Philosophers have pointed out that there is a close relation between the esthetics of art and the beauty of natural scenes. Supporting this similarity at the experimental level, we have recently shown that visual art and natural scenes share fractal-like, scale-invariant statistical properties. Moreover, evidence from neurophysiological experiments shows that the visual system uses an efficient (sparse) code to process optimally the statistical properties of natural stimuli. In the present work, a hypothetical model of esthetic perception is described that combines both lines of evidence. Specifically, it is proposed that an artist creates a work of art so that it induces a specific resonant state in the visual system. This resonant state is thought to be based on the adaptation of the visual system to natural scenes.
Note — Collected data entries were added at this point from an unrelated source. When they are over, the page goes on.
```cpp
__device__ __forceinline__ void bn_finalize_t_body(const BnFinP& p, int train, int update_running, float eps, int c) {
  constexpr int NT = 256, MAXU = 8;
  const int tid = threadIdx.x;
  const int nblk = p.nblk_dev ? *p.nblk_dev : p.nblk;
  float mean, var;
  if (train) {
    double s = 0.0, q = 0.0;
    long long n = 0;
    for (int b0 = 0; b0 < (p.sums_mode == 2 ? 0 : nblk); b0 += NT * MAXU) {
      float sv[MAXU], qv[MAXU]; int nv[MAXU];
#pragma unroll
      for (int u = 0; u < MAXU; ++u) {
        const int b = b0 + tid + u * NT;
        const bool ok = b < nblk;
        sv[u] = ok ? p.part[(size_t)c * nblk + b] : 0.f;
        qv[u] = ok ? p.part[(size_t)(p.C + c) * nblk + b] : 0.f;
        nv[u] = ok ? p.cnt[b] : 0;
      }
#pragma unroll
      for (int u = 0; u < MAXU; ++u) { s += (double)sv[u]; q += (double)qv[u]; n += nv[u]; }
    }
    s = wave_sum_d(s); q = wave_sum_d(q);
    double nd = wave_sum_d((double)n);
    __shared__ double red[3][4];
    if ((tid & 63) == 0) { red[0][tid >> 6] = s; red[1][tid >> 6] = q; red[2][tid >> 6] = nd; }
    __syncthreads();
    s = (red[0][0] + red[0][1]) + (red[0][2] + red[0][3]);
    q = (red[1][0] + red[1][1]) + (red[1][2] + red[1][3]);
    nd = (red[2][0] + red[2][1]) + (red[2][2] + red[2][3]);
    if (p.sums_mode == 1) {
      if (tid == 0) { p.sums[c] = s; p.sums[p.C + c] = q; if (c == 0) p.sums[2 * p.C] = nd; }
      return;
    }
    if (p.sums_mode == 2) { s = p.sums[c]; q = p.sums[p.C + c]; nd = p.sums[2 * p.C]; }
    const double mu = s / nd;
    double v = q / nd - mu * mu;
    v = v < 0.0 ? 0.0 : v;
    mean = (float)mu; var = (float)v;
    if (update_running && tid == 0) {
      const double unb = nd > 1.0 ? v * nd / (nd - 1.0) : v;
      p.running_mean[c] = 0.9f * p.running_mean[c] + 0.1f * mean;
      p.running_var[c] = 0.9f * p.running_var[c] + 0.1f * (float)unb;
      if (c == 0 && p.num_batches) *p.num_batches += 1;
    }
  } else { mean = p.running_mean[c]; var = p.running_var[c]; }
  if (tid == 0) {
    const float sc = p.gamma[c] * rsqrtf(var + eps);
    p.scale[c] = sc;
    p.shift[c] = p.beta[c] - mean * sc;
  }
}


__device__ __forceinline__ void pe_live_body(const PeLiveP& q) {
  __shared__ int sc[256];
  __shared__ int tot[2];
  const int tid = threadIdx.x;
  for (int e = 0; e < 2; ++e) {
    if (e == 1 && q.packed_b) { if (tid == 255) tot[1] = *q.packed_b; __syncthreads(); continue; }
    if (!q.cnt[e]) { if (tid == 255) tot[e] = q.nr[e]; __syncthreads(); continue; }
    const int R = q.nr[e], K = (R + 255) / 256, r0 = tid * K;
    auto is_live = [&](int r) { return r < R && (q.cnt[e][2 * r] + (2 * r + 1 < q.nt[e] ? q.cnt[e][2 * r + 1] : 0)) > 0; };
// ... 33 lines not shown
```

### rift_amd/csrc/pi_fused.h

```cpp
#pragma once
#include "common.h"
#include "pe_fused.h"

namespace RIFT_NS {

struct PiFwdP {
  const float* Q; int rows, rows_per_scene;
  const unsigned short* wq; const float* bq;
  const float* x0p;
  const float* w1; const float* b1;
  const float *lng, *lnb, *w2, *b2;
  const uint8_t* r_kpm; int M;
  float eps;
  float* QF; float* Hpi; float* prob;
  int* nonfinite;
};

#define PI_ROWS 128
#define PI_QS 144
#define PI_FS 132
#define PI_LDS (PI_ROWS * PI_QS * 2 + PI_ROWS * PI_FS * 4 + 8 * PI_ROWS * 2 * 4 + 8 * PI_ROWS * 4)

__global__ __launch_bounds__(512) void pi_forward_kernel(PiFwdP p) {
  constexpr int MT = 8, NW = 8;
// ... 78 lines not shown
    const int row = mt * 16 + l15;
    float s = 0.f;
#pragma unroll
    for (int w = 0; w < 8; ++w) s += wpart[(w * PI_ROWS + row) * 2];
    mean[mt] = s * (1.0f / 128.0f);
    const float d0 = h[mt][0] - mean[mt], d1 = h[mt][1] - mean[mt], d2 = h[mt][2] - mean[mt], d3 = h[mt][3] - mean[mt];
    float q = (d0 * d0 + d1 * d1) + (d2 * d2 + d3 * d3);
    q = rows_sum(q);
    if (l4 == 0) wpart[(wave * PI_ROWS + row) * 2 + 1] = q;
  }
  __syncthreads();
#pragma unroll
  for (int mt = 0; mt < MT; ++mt) {
    const int row = mt * 16 + l15;
    float q = 0.f;
#pragma unroll
    for (int w = 0; w < 8; ++w) q += wpart[(w * PI_ROWS + row) * 2 + 1];
    const float rstd = rsqrtf(q * (1.0f / 128.0f) + p.eps);
    float z = fmaxf((h[mt][0] - mean[mt]) * rstd * g4.x + e4.x, 0.f) * w24.x + fmaxf((h[mt][1] - mean[mt]) * rstd * g4.y + e4.y, 0.f) * w24.y +
              fmaxf((h[mt][2] - mean[mt]) * rstd * g4.z + e4.z, 0.f) * w24.z + fmaxf((h[mt][3] - mean[mt]) * rstd * g4.w + e4.w, 0.f) * w24.w;
    z = rows_sum(z);
    if (l4 == 0) zpart[wave * PI_ROWS + row] = z;
  }
  __syncthreads();
  if (tid < PI_ROWS && row0 + tid < p.rows) {
    float z = b2;
#pragma unroll
    for (int w = 0; w < 8; ++w) z += zpart[w * PI_ROWS + tid];
    const int gr = row0 + tid;
    p.prob[gr] = p.r_kpm[gr / p.M] ? -1e6f : z;
  }
}

struct Q0P { const float* r_emb; int nL, M; const unsigned short* wr; const float* br; const float* Mb; float* Q; };

__global__ __launch_bounds__(256) void q0_fused_kernel(Q0P p) {
  __shared__ __attribute__((aligned(16))) unsigned short xb[16 * 136];
  __shared__ __attribute__((aligned(16))) float ra[16 * 132];
  const int tid = threadIdx.x, lane = tid & 63, wave = tid >> 6, l15 = lane & 15, l4 = lane >> 4;
  const int l0 = blockIdx.x * 16;
  PFrags<4, 2> W;
  p_load_w<4, 4, 2>(W, p.wr, 128, 0, wave, l15, l4);
  {
    const int r = tid >> 4, c8 = (tid & 15) * 8;
    float4 v0 = make_float4(0.f, 0.f, 0.f, 0.f), v1 = v0;
    if (l0 + r < p.nL) { v0 = *reinterpret_cast<const float4*>(p.r_emb + (size_t)(l0 + r) * 128 + c8); v1 = *reinterpret_cast<const float4*>(p.r_emb + (size_t)(l0 + r) * 128 + c8 + 4); }
    uint4 o; o.x = pack_h2(v0.x, v0.y); o.y = pack_h2(v0.z, v0.w); o.z = pack_h2(v1.x, v1.y); o.w = pack_h2(v1.z, v1.w);
    *reinterpret_cast<uint4*>(xb + r * 136 + c8) = o;
  }
  __syncthreads();
  f32x4 acc[1][2];
  p_zero(acc);
  p_mma<1, 4, 2>(acc, xb, 136, 0, W, l15, l4);
#pragma unroll
  for (int j = 0; j < 2; ++j) {
    const int col = (j * 4 + wave) * 16 + l4 * 4;
    const float4 b4 = *reinterpret_cast<const float4*>(p.br + col);
    *reinterpret_cast<float4*>(ra + l15 * 132 + col) = make_float4(acc[0][j][0] + b4.x, acc[0][j][1] + b4.y, acc[0][j][2] + b4.z, acc[0][j][3] + b4.w);
  }
  __syncthreads();
  for (int i = tid; i < 16 * p.M * 32; i += 256) {
    const int c4 = (i & 31) * 4, rm = i >> 5, m = rm % p.M, r = rm / p.M;
    if (l0 + r >= p.nL) continue;
    const float4 a = *reinterpret_cast<const float4*>(ra + r * 132 + c4), mb = *reinterpret_cast<const float4*>(p.Mb + (size_t)m * 128 + c4);
    *reinterpret_cast<float4*>(p.Q + ((size_t)(l0 + r) * p.M + m) * 128 + c4) = make_float4(a.x + mb.x, a.y + mb.y, a.z + mb.z, a.w + mb.w);
  }
}

}
```

### rift_amd/csrc/token.h

```cpp
#pragma once
#include "common.h"

namespace RIFT_NS {

__device__ __forceinline__ float4 agent_token_value(const int b, const int a, const int c, const float* __restrict__ nat, const float* __restrict__ x_ego,
                                                    const uint8_t* __restrict__ valid_agent, const int8_t* __restrict__ category,
                                                    const float* __restrict__ type_emb, int A, int N, const float* __restrict__ pe) {
  const int ag = b * A + a;
  float4 v = make_float4(0.f, 0.f, 0.f, 0.f);
  if (a == 0) v = *reinterpret_cast<const float4*>(x_ego + (size_t)b * 128 + c);
  else if (valid_agent[ag]) v = *reinterpret_cast<const float4*>(nat + (size_t)ag * 128 + c);
  const float4 t = *reinterpret_cast<const float4*>(type_emb + (int)category[ag] * 128 + c);
  v.x += t.x; v.y += t.y; v.z += t.z; v.w += t.w;
  if (pe) { const float4 q = *reinterpret_cast<const float4*>(pe + ((size_t)b * N + a) * 128 + c); v.x += q.x; v.y += q.y; v.z += q.z; v.w += q.w; }
  return v;
}

__device__ __forceinline__ float4 polygon_token_value(const int b, const int m, const int c, const float* __restrict__ pooled, const int8_t* __restrict__ ptype,
                                                      const uint8_t* __restrict__ on_route, const int8_t* __restrict__ tl,
                                                      const uint8_t* __restrict__ has_sl, const float* __restrict__ speed_emb,
                                                      const float* __restrict__ type_emb, const float* __restrict__ route_emb,
                                                      const float* __restrict__ tl_emb, const float* __restrict__ unk_emb,
                                                      int A, int Mp, int N, const float* __restrict__ pe) {
  const int pg = b * Mp + m;
  auto ld = [&](const float* p) { return *reinterpret_cast<const float4*>(p + c); };
  const float4 a0 = ld(pooled + (size_t)pg * 128), a1 = ld(type_emb + (int)ptype[pg] * 128), a2 = ld(route_emb + (on_route[pg] ? 1 : 0) * 128),
               a3 = ld(tl_emb + (int)tl[pg] * 128), a4 = has_sl[pg] ? ld(speed_emb + (size_t)pg * 128) : ld(unk_emb);
  float4 v = make_float4(((a0.x + a1.x) + a2.x) + a3.x, ((a0.y + a1.y) + a2.y) + a3.y, ((a0.z + a1.z) + a2.z) + a3.z, ((a0.w + a1.w) + a2.w) + a3.w);
  v.x += a4.x; v.y += a4.y; v.z += a4.z; v.w += a4.w;
  if (pe) { const float4 q = *reinterpret_cast<const float4*>(pe + ((size_t)b * N + A + m) * 128 + c); v.x += q.x; v.y += q.y; v.z += q.z; v.w += q.w; }
  return v;
}
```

The proposed model is universal and predicts that all human beings share the same general concept of esthetic judgment. The model implies that esthetic perception, like the coding of natural stimuli, depends on stimulus form rather than content, depends on higher-order statistics of the stimuli, and is non-intuitive to cognitive introspection. The model accommodates the central tenet of neuroesthetic theory that esthetic perception reflects fundamental functional properties of the nervous system.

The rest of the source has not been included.